Exercise goal:
In the data that follows, find the line with "f2_mul_xi(q2)), t0c0), t1c0));"; transcribe it, every later line up to the one with "f2_limbs_y(c3.h, c3U, c3V);", and that line as well, exactly and with no others.

Dataset extract:
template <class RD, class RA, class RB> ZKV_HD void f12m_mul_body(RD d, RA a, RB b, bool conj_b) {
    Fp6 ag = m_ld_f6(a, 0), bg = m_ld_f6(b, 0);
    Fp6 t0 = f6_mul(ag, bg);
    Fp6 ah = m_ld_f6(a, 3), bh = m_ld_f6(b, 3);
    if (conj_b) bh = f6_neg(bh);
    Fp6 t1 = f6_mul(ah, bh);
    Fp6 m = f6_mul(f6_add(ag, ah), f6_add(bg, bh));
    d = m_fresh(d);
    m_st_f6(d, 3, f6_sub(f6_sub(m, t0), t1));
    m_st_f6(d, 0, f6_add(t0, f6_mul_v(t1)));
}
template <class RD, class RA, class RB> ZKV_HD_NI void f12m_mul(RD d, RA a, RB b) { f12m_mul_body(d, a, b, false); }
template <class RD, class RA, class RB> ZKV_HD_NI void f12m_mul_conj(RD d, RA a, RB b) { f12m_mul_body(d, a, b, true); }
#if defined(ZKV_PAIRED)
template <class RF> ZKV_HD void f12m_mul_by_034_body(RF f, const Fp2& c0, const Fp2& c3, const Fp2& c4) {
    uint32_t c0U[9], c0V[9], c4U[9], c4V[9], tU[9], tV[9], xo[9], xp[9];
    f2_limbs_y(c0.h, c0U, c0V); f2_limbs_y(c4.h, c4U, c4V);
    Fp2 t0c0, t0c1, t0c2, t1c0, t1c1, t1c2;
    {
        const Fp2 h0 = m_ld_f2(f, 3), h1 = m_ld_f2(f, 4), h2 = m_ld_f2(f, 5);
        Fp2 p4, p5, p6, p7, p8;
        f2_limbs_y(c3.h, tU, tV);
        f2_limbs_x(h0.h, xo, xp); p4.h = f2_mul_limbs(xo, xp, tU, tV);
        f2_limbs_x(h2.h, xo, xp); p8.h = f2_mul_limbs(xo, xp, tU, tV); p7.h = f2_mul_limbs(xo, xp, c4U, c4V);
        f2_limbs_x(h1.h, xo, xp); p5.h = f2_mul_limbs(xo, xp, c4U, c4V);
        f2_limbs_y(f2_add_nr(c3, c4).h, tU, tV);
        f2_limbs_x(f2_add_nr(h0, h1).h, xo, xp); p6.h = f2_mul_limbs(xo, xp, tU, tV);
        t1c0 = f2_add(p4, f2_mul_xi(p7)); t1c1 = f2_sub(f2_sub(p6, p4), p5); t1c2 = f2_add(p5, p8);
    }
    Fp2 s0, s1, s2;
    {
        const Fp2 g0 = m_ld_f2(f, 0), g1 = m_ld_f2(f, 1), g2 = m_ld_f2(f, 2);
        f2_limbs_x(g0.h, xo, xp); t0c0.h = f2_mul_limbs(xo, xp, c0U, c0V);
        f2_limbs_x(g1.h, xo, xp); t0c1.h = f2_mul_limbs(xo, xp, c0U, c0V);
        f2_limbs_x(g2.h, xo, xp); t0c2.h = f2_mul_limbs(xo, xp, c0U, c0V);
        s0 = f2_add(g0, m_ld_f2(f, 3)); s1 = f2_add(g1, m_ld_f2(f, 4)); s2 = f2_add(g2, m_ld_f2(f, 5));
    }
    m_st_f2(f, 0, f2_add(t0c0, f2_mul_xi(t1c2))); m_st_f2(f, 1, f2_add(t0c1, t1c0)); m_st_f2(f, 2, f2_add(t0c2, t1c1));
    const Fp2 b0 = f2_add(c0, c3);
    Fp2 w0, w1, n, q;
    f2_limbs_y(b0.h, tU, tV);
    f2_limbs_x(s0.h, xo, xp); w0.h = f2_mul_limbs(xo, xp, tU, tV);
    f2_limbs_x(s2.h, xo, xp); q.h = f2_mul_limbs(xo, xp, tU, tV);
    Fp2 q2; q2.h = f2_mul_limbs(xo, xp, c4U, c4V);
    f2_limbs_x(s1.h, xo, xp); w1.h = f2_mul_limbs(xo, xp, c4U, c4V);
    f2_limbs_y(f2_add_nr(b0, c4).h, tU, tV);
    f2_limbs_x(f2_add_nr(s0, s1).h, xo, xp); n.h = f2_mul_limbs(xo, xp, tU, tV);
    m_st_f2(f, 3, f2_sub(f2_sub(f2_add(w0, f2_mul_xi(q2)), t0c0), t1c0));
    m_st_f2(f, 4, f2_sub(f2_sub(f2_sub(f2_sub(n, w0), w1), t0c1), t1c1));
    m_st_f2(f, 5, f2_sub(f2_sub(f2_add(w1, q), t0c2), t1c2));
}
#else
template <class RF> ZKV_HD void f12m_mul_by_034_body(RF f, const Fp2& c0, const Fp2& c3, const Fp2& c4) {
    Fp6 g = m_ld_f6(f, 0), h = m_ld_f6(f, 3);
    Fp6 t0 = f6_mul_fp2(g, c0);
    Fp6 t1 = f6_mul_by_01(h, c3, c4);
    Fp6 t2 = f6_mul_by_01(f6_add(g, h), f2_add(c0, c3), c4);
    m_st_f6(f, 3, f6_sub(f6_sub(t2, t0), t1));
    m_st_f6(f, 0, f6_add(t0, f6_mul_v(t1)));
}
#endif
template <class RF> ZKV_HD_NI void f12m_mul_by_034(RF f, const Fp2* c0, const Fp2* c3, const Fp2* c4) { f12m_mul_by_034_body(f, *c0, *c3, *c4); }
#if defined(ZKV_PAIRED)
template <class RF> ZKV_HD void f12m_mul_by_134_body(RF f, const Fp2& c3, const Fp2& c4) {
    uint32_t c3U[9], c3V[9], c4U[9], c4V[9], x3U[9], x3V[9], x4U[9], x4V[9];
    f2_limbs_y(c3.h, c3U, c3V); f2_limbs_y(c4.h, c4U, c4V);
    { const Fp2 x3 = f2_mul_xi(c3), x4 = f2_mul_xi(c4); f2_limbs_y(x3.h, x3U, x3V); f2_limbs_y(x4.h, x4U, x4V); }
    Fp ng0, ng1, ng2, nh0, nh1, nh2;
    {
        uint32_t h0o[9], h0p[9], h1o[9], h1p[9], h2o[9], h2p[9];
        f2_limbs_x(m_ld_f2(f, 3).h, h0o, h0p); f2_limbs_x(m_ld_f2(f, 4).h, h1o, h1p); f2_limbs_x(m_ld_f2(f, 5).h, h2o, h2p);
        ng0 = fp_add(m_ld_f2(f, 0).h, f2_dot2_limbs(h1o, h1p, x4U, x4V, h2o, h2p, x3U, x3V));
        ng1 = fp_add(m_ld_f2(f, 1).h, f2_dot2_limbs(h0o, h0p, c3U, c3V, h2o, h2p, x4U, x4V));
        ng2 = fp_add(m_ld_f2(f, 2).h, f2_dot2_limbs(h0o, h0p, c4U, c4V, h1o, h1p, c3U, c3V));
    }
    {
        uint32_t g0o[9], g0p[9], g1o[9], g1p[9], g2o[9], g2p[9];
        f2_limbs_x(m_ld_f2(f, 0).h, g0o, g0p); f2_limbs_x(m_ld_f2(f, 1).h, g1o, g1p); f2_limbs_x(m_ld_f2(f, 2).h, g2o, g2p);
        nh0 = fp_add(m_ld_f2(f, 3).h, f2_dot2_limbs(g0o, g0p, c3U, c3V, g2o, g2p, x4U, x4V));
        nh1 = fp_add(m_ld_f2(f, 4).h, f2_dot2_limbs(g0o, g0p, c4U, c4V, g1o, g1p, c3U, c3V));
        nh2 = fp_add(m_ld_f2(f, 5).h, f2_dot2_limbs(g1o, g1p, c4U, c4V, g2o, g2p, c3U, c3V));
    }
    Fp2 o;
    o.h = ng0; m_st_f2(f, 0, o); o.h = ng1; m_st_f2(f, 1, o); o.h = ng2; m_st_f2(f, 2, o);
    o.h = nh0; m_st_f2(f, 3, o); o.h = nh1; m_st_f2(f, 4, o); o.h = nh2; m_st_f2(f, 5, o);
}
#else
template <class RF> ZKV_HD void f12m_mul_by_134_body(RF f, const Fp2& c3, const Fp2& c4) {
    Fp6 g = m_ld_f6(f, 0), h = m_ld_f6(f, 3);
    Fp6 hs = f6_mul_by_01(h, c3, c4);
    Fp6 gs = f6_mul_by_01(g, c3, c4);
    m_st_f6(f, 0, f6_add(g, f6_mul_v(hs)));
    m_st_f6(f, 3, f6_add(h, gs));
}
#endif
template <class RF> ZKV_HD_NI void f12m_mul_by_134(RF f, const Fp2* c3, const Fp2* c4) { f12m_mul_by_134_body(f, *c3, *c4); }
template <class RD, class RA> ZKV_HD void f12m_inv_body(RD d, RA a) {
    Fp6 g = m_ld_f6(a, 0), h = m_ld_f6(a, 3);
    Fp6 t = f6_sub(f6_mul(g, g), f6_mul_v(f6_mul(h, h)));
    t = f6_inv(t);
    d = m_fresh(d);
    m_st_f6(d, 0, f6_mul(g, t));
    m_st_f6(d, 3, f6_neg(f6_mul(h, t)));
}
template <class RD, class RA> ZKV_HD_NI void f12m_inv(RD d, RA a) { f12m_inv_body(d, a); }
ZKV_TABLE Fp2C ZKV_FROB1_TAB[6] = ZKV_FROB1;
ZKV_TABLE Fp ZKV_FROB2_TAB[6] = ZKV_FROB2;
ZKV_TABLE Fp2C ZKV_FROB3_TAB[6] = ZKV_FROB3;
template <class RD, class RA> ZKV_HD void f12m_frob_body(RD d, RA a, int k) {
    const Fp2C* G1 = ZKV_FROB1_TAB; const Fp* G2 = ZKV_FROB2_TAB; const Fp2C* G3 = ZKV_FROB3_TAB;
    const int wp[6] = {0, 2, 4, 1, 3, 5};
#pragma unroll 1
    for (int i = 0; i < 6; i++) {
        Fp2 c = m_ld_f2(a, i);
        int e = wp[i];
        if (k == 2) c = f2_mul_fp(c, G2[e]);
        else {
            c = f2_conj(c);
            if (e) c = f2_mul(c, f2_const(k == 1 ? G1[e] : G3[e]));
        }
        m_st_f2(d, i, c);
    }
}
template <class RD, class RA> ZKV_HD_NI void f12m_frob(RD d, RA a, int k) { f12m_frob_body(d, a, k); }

Exercise output:
    m_st_f2(f, 3, f2_sub(f2_sub(f2_add(w0, f2_mul_xi(q2)), t0c0), t1c0));
    m_st_f2(f, 4, f2_sub(f2_sub(f2_sub(f2_sub(n, w0), w1), t0c1), t1c1));
    m_st_f2(f, 5, f2_sub(f2_sub(f2_add(w1, q), t0c2), t1c2));
}
#else
template <class RF> ZKV_HD void f12m_mul_by_034_body(RF f, const Fp2& c0, const Fp2& c3, const Fp2& c4) {
    Fp6 g = m_ld_f6(f, 0), h = m_ld_f6(f, 3);
    Fp6 t0 = f6_mul_fp2(g, c0);
    Fp6 t1 = f6_mul_by_01(h, c3, c4);
    Fp6 t2 = f6_mul_by_01(f6_add(g, h), f2_add(c0, c3), c4);
    m_st_f6(f, 3, f6_sub(f6_sub(t2, t0), t1));
    m_st_f6(f, 0, f6_add(t0, f6_mul_v(t1)));
}
#endif
template <class RF> ZKV_HD_NI void f12m_mul_by_034(RF f, const Fp2* c0, const Fp2* c3, const Fp2* c4) { f12m_mul_by_034_body(f, *c0, *c3, *c4); }
#if defined(ZKV_PAIRED)
template <class RF> ZKV_HD void f12m_mul_by_134_body(RF f, const Fp2& c3, const Fp2& c4) {
    uint32_t c3U[9], c3V[9], c4U[9], c4V[9], x3U[9], x3V[9], x4U[9], x4V[9];
    f2_limbs_y(c3.h, c3U, c3V); f2_limbs_y(c4.h, c4U, c4V);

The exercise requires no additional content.